(The input Opens)

template <bool TREE, int LEAF, bool LDSN, uint32_t BLOCK, bool BATCH = false, bool GLANE = false, bool SVC = false>
__device__ __forceinline__ void render_body(const RenderArgs &a)
{
    static_assert(!SVC || (!GLANE && !BATCH && (LDSN || SPT_PRIM)),
                  "the render service runs the wave-walk kernel or the LDS lane walk");
    const uint32_t lane = __lane_id();
    const uint32_t rows = SVC ? 0u : a.npix / a.map.width;

    __shared__ uint32_t s_lds[BLOCK];
    __shared__ uint4 s_nodes[LDSN ? 2 * (SVC ? kLdsSvcNodeRecords : kLdsNodeRecords) : 1];
    constexpr bool LDS_BYTES = LDSN && SPT_LANE_WALK && SPT_LANE_BUDGET > 0;
    constexpr bool PRIM = SPT_PRIM && !LDSN && !GLANE;
    constexpr uint32_t PW = kParkWords + (SVC ? 1u : 0u);
    __shared__ uint32_t s_park[PRIM ? (BLOCK / 64u) * PW * 64u : 1];
    uint32_t *const park = s_park + (PRIM ? opaque_v((threadIdx.x >> 6) * PW * 64u + lane) : 0u);
    auto prow = [&](uint32_t r) -> int32_t { return (int32_t)r - (int32_t)lane; };
    __shared__ uint32_t s_rec[SVC ? (BLOCK / 64u) * kSvcRecWords : 1];
    uint32_t *const rec = s_rec + (SVC ? (threadIdx.x >> 6) * kSvcRecWords : 0u);
    if (SVC && lane < kSvcRecWords - kSvcSt) rec[kSvcSt + lane] = 0u;
    if (SVC && !LDSN && blockIdx.x == 0u && (threadIdx.x >> 6) == 0u) {
        svc_forward(lane);
        return;
    }
    uint32_t q_n = 0, q_pos = 0;
    if (LDSN) {
        const uint4 *src = (const uint4 *)a.scene.accel.nodes;
        const uint32_t n4 = 2u * (a.scene.accel.n_nodes + 1u);
        for (uint32_t k = threadIdx.x; k < n4; k += BLOCK) {
            uint4 v = src[k];
            if (LDS_BYTES && (k & 1u)) v.x <<= 5;
            s_nodes[k] = v;
        }
        __syncthreads();
        if (SVC && blockIdx.x == 0u && (threadIdx.x >> 6) == 0u) {
            svc_forward(lane);
            return;
        }
    }
    Path ps;
    ps.phase = PH_IDLE;
    ps.item = ps.bounce = ps.spec = 0;
    ps.st = 0;
    ps.o = ps.d = mk(0.f, 0.f, 0.f);
    ps.slot = 0;
    ps.job = 0;

    uint32_t blk_cur = 0, blk_end = 0;
    uint32_t pend = 0;
    uint32_t rect = 0;
    const uint32_t home = blockIdx.x % a.n_queues;
    uint32_t qi = 0;
    if (SVC)
        pend = svc_reserve(home, lane, 0u);
    else if (lane == 0)
        pend = claim_next(a, home, qi);
    bool exhausted = false;
    uint32_t acc_idx = 0, acc_cnt = 0;
    unsigned long long casts = 0, done = 0, dropped = 0;
    struct {
        unsigned long long iters = 0, cast = 0, shade = 0, refill = 0;
        unsigned long long p_iters = 0, p_nodes = 0, p_spheres = 0, p_branches = 0, p_cast = 0;
        unsigned long long s_rounds[3] = {0, 0, 0};
        unsigned long long t_iters = 0, t_live = 0;
    } dc;
    CastDiag dg;
    Hit hres;
    hres.idx = kMiss;
    hres.best = FLT_MAX;
    hres.t = 0.f;
    uint32_t li = 0, lleaf = kNoSlot, lleaf2 = kNoSlot;
    bool fresh = true;
#if SPT_DIAG
    unsigned long long d_t0 = __builtin_amdgcn_s_memtime();
#define SPT_STAMP(acc)                                              \
    do {                                                            \
        const unsigned long long t_ = __builtin_amdgcn_s_memtime(); \
        acc += t_ - d_t0;                                           \
        d_t0 = t_;                                                  \
    } while (0)
#else
#define SPT_STAMP(acc) \
    do {               \
    } while (0)
#endif

    auto take_items = [&](unsigned long long need) -> uint32_t {
        const uint32_t cnt = (uint32_t)__popcll(need);
        const uint32_t rank = lane_rank(need);
        const uint32_t avail = blk_end - blk_cur;
        uint32_t mine = 0xFFFFFFFFu;
        if (rank < avail) mine = blk_cur + rank;
        if (avail >= cnt) {
            blk_cur += cnt;
        } else {
            const uint32_t nb = __builtin_amdgcn_readfirstlane(pend);
            if (nb < a.n_items && lane == 0) pend = claim_next(a, home, qi);
            if (nb >= a.n_items) {
                exhausted = true;
                blk_cur = blk_end = 0;
            } else {
                const uint32_t ne = min(nb + a.claim, a.n_items);
                const uint32_t r2 = rank - avail;
                if (rank >= avail && r2 < ne - nb) mine = nb + r2;
                blk_cur = nb + min(cnt - avail, ne - nb);
                blk_end = ne;
            }
        }
        return __builtin_amdgcn_inverse_ballot_w64(need) ? mine : 0xFFFFFFFFu;
    };

    auto next_claim = [&]() {
        const uint32_t nb = __builtin_amdgcn_readfirstlane(pend);
        if (nb < a.n_items && lane == 0) pend = claim_next(a, home, qi);
        if (nb >= a.n_items) {
            exhausted = true;
        } else {
            blk_cur = nb;
            blk_end = min(nb + a.claim, a.n_items);
            rect = find_rect(nb);
        }
    };

    auto next_claim_svc = [&]() {
        uint32_t *const st = rec + kSvcSt;
        const uint32_t nb = __builtin_amdgcn_readfirstlane(pend) * a.n_queues + home;
        uint32_t pc = __builtin_amdgcn_readfirstlane(st[0]);
        if (nb >= pc) {
            const unsigned long long p = svc_pub();
            pc = __builtin_amdgcn_readfirstlane((uint32_t)p);
            const uint32_t pj = __builtin_amdgcn_readfirstlane((uint32_t)(p >> 32));
            if (lane == 0) {
                st[0] = pc;
                st[1] = pj;
            }
        }
        exhausted = nb >= pc;
        if (exhausted) return;
        pend = svc_reserve(home, lane, pend);
        if (nb >= __builtin_amdgcn_readfirstlane(st[3])) {
            const uint32_t cur = svc_find_job(nb, __builtin_amdgcn_readfirstlane(st[2]),
                                              __builtin_amdgcn_readfirstlane(st[1]), rec, lane);
            const uint32_t ce = __builtin_amdgcn_readfirstlane(rec[7]);
            if (lane == 0) {
                st[2] = cur;
                st[3] = ce;
            }
        }
        blk_cur = nb * a.claim;
        blk_end = min(blk_cur + a.claim, __builtin_amdgcn_readfirstlane(rec[1]));
        kargs_t &kt = *kernarg_args();
        if (kt.svc_trace && lane == 0) {
            const unsigned long long t = __builtin_amdgcn_s_memrealtime();
            unsigned long long *tr = kt.svc_trace + 4u * rec[3];
            atomicMin(tr, t);
            atomicMax(tr + 1, t);
            if (nb < kSvcTraceClaims)
                kt.svc_trace[4u * 4096u + nb] = (t & 0xFFFFFFFFFFull) | ((unsigned long long)blockIdx.x << 40);
        }
    };

    for (;;) {
        unsigned long long need = __ballot(ps.phase == PH_IDLE);
        if (__popcll(need) < (PRIM ? SPT_PRIM_REFILL_MIN : SPT_REFILL_MIN) && need != ~0ull) need = 0ull;
        bool prim_iter = false;
        uint32_t pxy = 0;
        if (PRIM) {
            if (need != 0ull) {
                const uint32_t cnt = (uint32_t)__popcll(need);
                const uint32_t rank = lane_rank(need);
                const uint32_t take = min(cnt, q_n - q_pos);
                if (ps.phase == PH_IDLE && rank < take) unpark_path<SVC>(park, prow(q_pos + rank), ps);
                q_pos += take;
                bool more = !exhausted;
                if (SVC && cnt > take) {
                    if (blk_cur == blk_end) next_claim_svc();
                    more = blk_cur < blk_end;
                }
                if (cnt > take && more) {
                    park_path<SVC>(park, 0, ps);
                    asm volatile("" ::: "memory");
                    ps.phase = PH_IDLE;
                    if (SVC) {
                        const uint32_t n = min(64u, blk_end - blk_cur);
                        const uint32_t mine = blk_cur + lane;
                        blk_cur += n;
                        if (lane < n) start_path_svc(mine, rec, ps, &pxy);
                    } else if (BATCH) {
                        if (blk_cur == blk_end) next_claim();
                        if (!exhausted) {
                            const uint32_t n = min(64u, blk_end - blk_cur);
                            const uint32_t mine = blk_cur + lane;
                            blk_cur += n;
                            if (lane < n) start_path_rect(mine, rect, ps, &pxy);
                        }
                    } else {
                        const uint32_t mine = take_items(~0ull);
                        if (mine != 0xFFFFFFFFu) start_path_kernarg(mine, rows, ps, &pxy);
                        if ((SPT_DUP & 4) && mine != 0xFFFFFFFFu) {
                            Path p2;
                            uint32_t pxy2 = 0;
                            start_path_kernarg(opaque_v(mine), rows, p2, &pxy2);
                            sink_v(p2.d.x);
                            sink_v(p2.d.y);
                            sink_v(p2.d.z);
                            sink_v(p2.st);
                            sink_v(pxy2);
                        }
                    }
                    prim_iter = true;
                }
            }
        } else if (SVC && !PRIM && need != 0ull) {
            if (blk_cur == blk_end) next_claim_svc();
            if (blk_cur < blk_end) {
                const uint32_t take = min((uint32_t)__popcll(need), blk_end - blk_cur);
                const uint32_t rank = lane_rank(need);
                if (__builtin_amdgcn_inverse_ballot_w64(need) && rank < take) start_path_svc(blk_cur + rank, rec, ps);
                blk_cur += take;
            }
        } else if (BATCH && need != 0ull && !exhausted) {
            if (blk_cur == blk_end) next_claim();
            if (!exhausted) {
                const uint32_t take = min((uint32_t)__popcll(need), blk_end - blk_cur);
                const uint32_t rank = lane_rank(need);
                const uint32_t mine = blk_cur + rank;
                blk_cur += take;
                if (ps.phase == PH_IDLE && rank < take) {
                    start_path_rect(mine, rect, ps);
                }
            }
        } else if (!BATCH && need != 0ull && !exhausted) {
            const uint32_t mine = take_items(need);
            if (mine != 0xFFFFFFFFu) start_path_kernarg(mine, rows, ps);
        }
        const unsigned long long live = __ballot(ps.phase != PH_IDLE);
        if (live == 0ull) {
            if (PRIM && prim_iter) {
                unpark_path<SVC>(park, 0, ps);
                q_n = q_pos = 0;
                continue;
            }
            if (SVC && q_pos == q_n) {
                svc_flush(acc_idx, acc_cnt, lane);
                acc_cnt = 0;
                unsigned long long t0 = __builtin_amdgcn_s_memrealtime();
                bool leave = false;
                bool closing = false;
                uint32_t committed = 0;
                for (;;) {
                    const bool stop = svc_stopped();
                    if (stop) {
                        asm volatile("s_waitcnt vmcnt(0)" ::: "memory");
                        __builtin_amdgcn_fence(__ATOMIC_ACQUIRE, "agent");
                    }
                    if (closing) {
                        kargs_t &k = *kernarg_args();
                        const uint32_t c = lane == 0 ? __hip_atomic_load((gu32 *)(k.svc_host + kSvcHostCommitted),
                                                                         __ATOMIC_SEQ_CST, __HIP_MEMORY_SCOPE_SYSTEM)
                                                     : 0u;
                        asm volatile("s_waitcnt vmcnt(0)" ::: "memory");
                        __builtin_amdgcn_fence(__ATOMIC_ACQUIRE, "agent");
                        committed = __builtin_amdgcn_readfirstlane(c);
                    }
                    next_claim_svc();
                    if (!exhausted) break;
                    if (stop) {
                        leave = true;
                        break;
                    }
                    if (closing) {
                        if (__builtin_amdgcn_readfirstlane(rec[kSvcSt + 1]) >= committed) {
                            kargs_t &k = *kernarg_args();
                            if (lane == 0)
                                __hip_atomic_store((gu32 *)(k.svc_host + kSvcHostWatchdog), 1u, __ATOMIC_RELAXED,
                                                   __HIP_MEMORY_SCOPE_SYSTEM);
                            leave = true;
                            break;
                        }
                        closing = false;
                        t0 = __builtin_amdgcn_s_memrealtime();
                    } else if (__builtin_amdgcn_s_memrealtime() - t0 > kSvcIdleTicks) {
                        kargs_t &k = *kernarg_args();
                        if (lane == 0)
                            __hip_atomic_store((gu32 *)(k.svc_host + kSvcHostClosing), 1u, __ATOMIC_SEQ_CST,
                                               __HIP_MEMORY_SCOPE_SYSTEM);
                        asm volatile("s_waitcnt vmcnt(0)" ::: "memory");
                        __builtin_amdgcn_fence(__ATOMIC_SEQ_CST, "");
                        closing = true;
                        continue;
                    }
                    __builtin_amdgcn_s_sleep(8);
                }
                if (leave) break;
                continue;
            }
            if (exhausted && q_pos == q_n) break;
            continue;
        }
        SPT_STAMP(dc.refill);
#if SPT_DIAG
        const unsigned long long d_n0 = dg.nodes, d_s0 = dg.spheres, d_b0 = dg.branches, d_c0 = dc.cast;
#endif
        constexpr bool RES = SPT_LANE_BUDGET > 0 && (LDSN || GLANE);
        if (!RES) casts += (unsigned long long)__popcll(live);
        ++dc.iters;
        if (SPT_DIAG && exhausted) {
            dc.t_iters += 1;
            dc.t_live += (unsigned long long)__popcll(live);
        }
        const bool act = ps.phase != PH_IDLE;
        bool cdone = true;
        Hit h;
        if constexpr (RES) {
            if (SPT_DUP & 512) {
                Hit h2 = hres;
                h2.best = opaque_v(h2.best);
                uint32_t li2 = opaque_v(li), ll2 = lleaf, ll22 = lleaf2;
                const bool c2 = lane_cast<LEAF, LDS_BYTES>(a.scene.accel, opaque_v3(ps.o), opaque_v3(ps.d), act, dg,
                                    LDSN ? (const uint32_t *)s_nodes : (const uint32_t *)a.scene.accel.nodes, fresh,
                                    (uint32_t)SPT_LANE_BUDGET, h2, li2, ll2, ll22);
                sink_v(h2.idx);
                sink_v(h2.best);
                sink_v(li2);
                sink_v(c2 ? 1u : 0u);
            }
            cdone = lane_cast<LEAF, LDS_BYTES>(a.scene.accel, ps.o, ps.d, act, dg,
                                    LDSN ? (const uint32_t *)s_nodes : (const uint32_t *)a.scene.accel.nodes, fresh,
                                    (uint32_t)SPT_LANE_BUDGET, hres, li, lleaf, lleaf2);
            h = hres;
            casts += (unsigned long long)__popcll(__ballot(act && cdone));
        } else if constexpr (PRIM) {
            bool listed = false;
            if (prim_iter && kernarg_args()->prim.on) {
                if (SPT_DUP & 64) {
                    Hit h2;
                    prim_list_cast(a.scene.accel, opaque_v3(ps.o), opaque_v3(ps.d), act, pxy, h2, dg);
                    sink_v(h2.idx);
                    sink_v(h2.best);
                    sink_v(h2.t);
                }
                listed = prim_list_cast(a.scene.accel, ps.o, ps.d, act, pxy, h, dg);
            }
            if (!listed)
                h = find_closest<TREE, LEAF, LDSN>(a.scene.accel, ps.o, ps.d, act, dg, (const uint32_t *)s_nodes,
                                                   s_lds + (threadIdx.x & ~63u));
            if (SPT_DUP & 1) {
                const f3 o2 = opaque_v3(ps.o), d2 = opaque_v3(ps.d);
                Hit h2;
                bool l2 = false;
                if (prim_iter && kernarg_args()->prim.on) l2 = prim_list_cast(a.scene.accel, o2, d2, act, pxy, h2, dg);
                if (!l2) h2 = find_closest<TREE, LEAF, LDSN>(a.scene.accel, o2, d2, act, dg, (const uint32_t *)s_nodes);
                sink_v(h2.idx);
                sink_v(h2.best);
                sink_v(h2.t);
            }
        } else {
            h = (LDSN && SPT_LANE_WALK)
                    ? find_closest_lane<LEAF>(a.scene.accel, ps.o, ps.d, act, dg, (const uint32_t *)s_nodes)
                : GLANE
                    ? find_closest_lane<LEAF>(a.scene.accel, ps.o, ps.d, act, dg, (const uint32_t *)a.scene.accel.nodes)
                    : find_closest<TREE, LEAF, LDSN>(a.scene.accel, ps.o, ps.d, act, dg, (const uint32_t *)s_nodes);
        }
        SPT_STAMP(dc.cast);
#if SPT_DIAG
        if (prim_iter) {
            dc.p_iters += 1;
            dc.p_nodes += dg.nodes - d_n0;
            dc.p_spheres += dg.spheres - d_s0;
            dc.p_branches += dg.branches - d_b0;
            dc.p_cast += dc.cast - d_c0;
        }
#endif
        shade_step<true, SVC && SPT_SVC_WT>(a, ps, h, act && cdone, done, dropped, s_lds + (threadIdx.x & ~63u),
                                            SPT_DIAG ? dc.s_rounds : nullptr);
        fresh = cdone;
        if (SVC) {
            const bool fin = act && ps.phase == PH_IDLE;
            unsigned long long fm = __ballot(fin);
            while (fm != 0ull) {
                const uint32_t j = __builtin_amdgcn_readlane(ps.job, (int)__builtin_ctzll(fm));
                const unsigned long long m = __ballot(fin && ps.job == j);
                if (j != acc_idx) {
                    svc_flush(acc_idx, acc_cnt, lane);
                    acc_idx = j;
                    acc_cnt = 0;
                }
                acc_cnt += (uint32_t)__popcll(m);
                fm &= ~m;
            }
        }
        if (PRIM && prim_iter) {
            Path own;
            unpark_path<SVC>(park, 0, own);
            __builtin_amdgcn_wave_barrier();
            const unsigned long long lv = __ballot(ps.phase != PH_IDLE);
            if (ps.phase != PH_IDLE) park_path<SVC>(park, prow(lane_rank(lv)), ps);
            ps = own;
            q_n = (uint32_t)__popcll(lv);
            q_pos = 0;
        }
        SPT_STAMP(dc.shade);
    }

    if (SVC) {
        svc_flush(acc_idx, acc_cnt, lane);
        kargs_t &k = *kernarg_args();
        if (lane == 0) __hip_atomic_fetch_add((gu32 *)(k.svc_ctl + kSvcLive), 0xFFFFFFFFu, __ATOMIC_RELAXED, __HIP_MEMORY_SCOPE_AGENT);
    }
#pragma unroll
    for (int o = 32; o > 0; o >>= 1) {
        done += __shfl_xor(done, o);
        dropped += __shfl_xor(dropped, o);
    }
    if (lane == 0) {
        if (casts) atomicAdd(&a.counters[0], casts);
        if (done) atomicAdd(&a.counters[1], done);
        if (dropped) atomicAdd(&a.counters[2], dropped);
    }
#if SPT_DIAG
    if (lane == 0) {
        atomicAdd(&a.counters[4], dc.iters);
        atomicAdd(&a.counters[5], dg.leaves);
        atomicAdd(&a.counters[6], dg.nodes);
        atomicAdd(&a.counters[7], dc.cast);
        atomicAdd(&a.counters[8], dc.shade);
        atomicAdd(&a.counters[9], dc.refill);
        atomicAdd(&a.counters[10], dg.pairs);
        atomicAdd(&a.counters[11], dg.live);
        atomicAdd(&a.counters[12], dg.spheres);
        atomicAdd(&a.counters[13], dg.branches);
        atomicAdd(&a.counters[14], dg.passing);
        atomicAdd(&a.counters[15], dg.improving);
        atomicAdd(&a.counters[16], dg.lane_tests);
        atomicAdd(&a.counters[17], dg.lane_pretests);
        atomicAdd(&a.counters[18], dc.p_iters);
        atomicAdd(&a.counters[19], dc.p_nodes);
        atomicAdd(&a.counters[20], dc.p_spheres);
        atomicAdd(&a.counters[21], dc.p_branches);
        atomicAdd(&a.counters[22], dc.p_cast);
        atomicAdd(&a.counters[23], dc.s_rounds[0]);
        atomicAdd(&a.counters[24], dc.s_rounds[1]);
        atomicAdd(&a.counters[25], dg.leaves8);
        atomicAdd(&a.counters[26], dg.leaves16);
        atomicAdd(&a.counters[27], dc.s_rounds[2]);
        atomicAdd(&a.counters[28], dc.t_iters);
        atomicAdd(&a.counters[29], dc.t_live);
    }
#endif
#undef SPT_STAMP
}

(The input Closes)

What you should do: Every line above that carries the string "fresh" should be copied.

Expected output:
    bool fresh = true;
                                    LDSN ? (const uint32_t *)s_nodes : (const uint32_t *)a.scene.accel.nodes, fresh,
                                    LDSN ? (const uint32_t *)s_nodes : (const uint32_t *)a.scene.accel.nodes, fresh,
        fresh = cdone;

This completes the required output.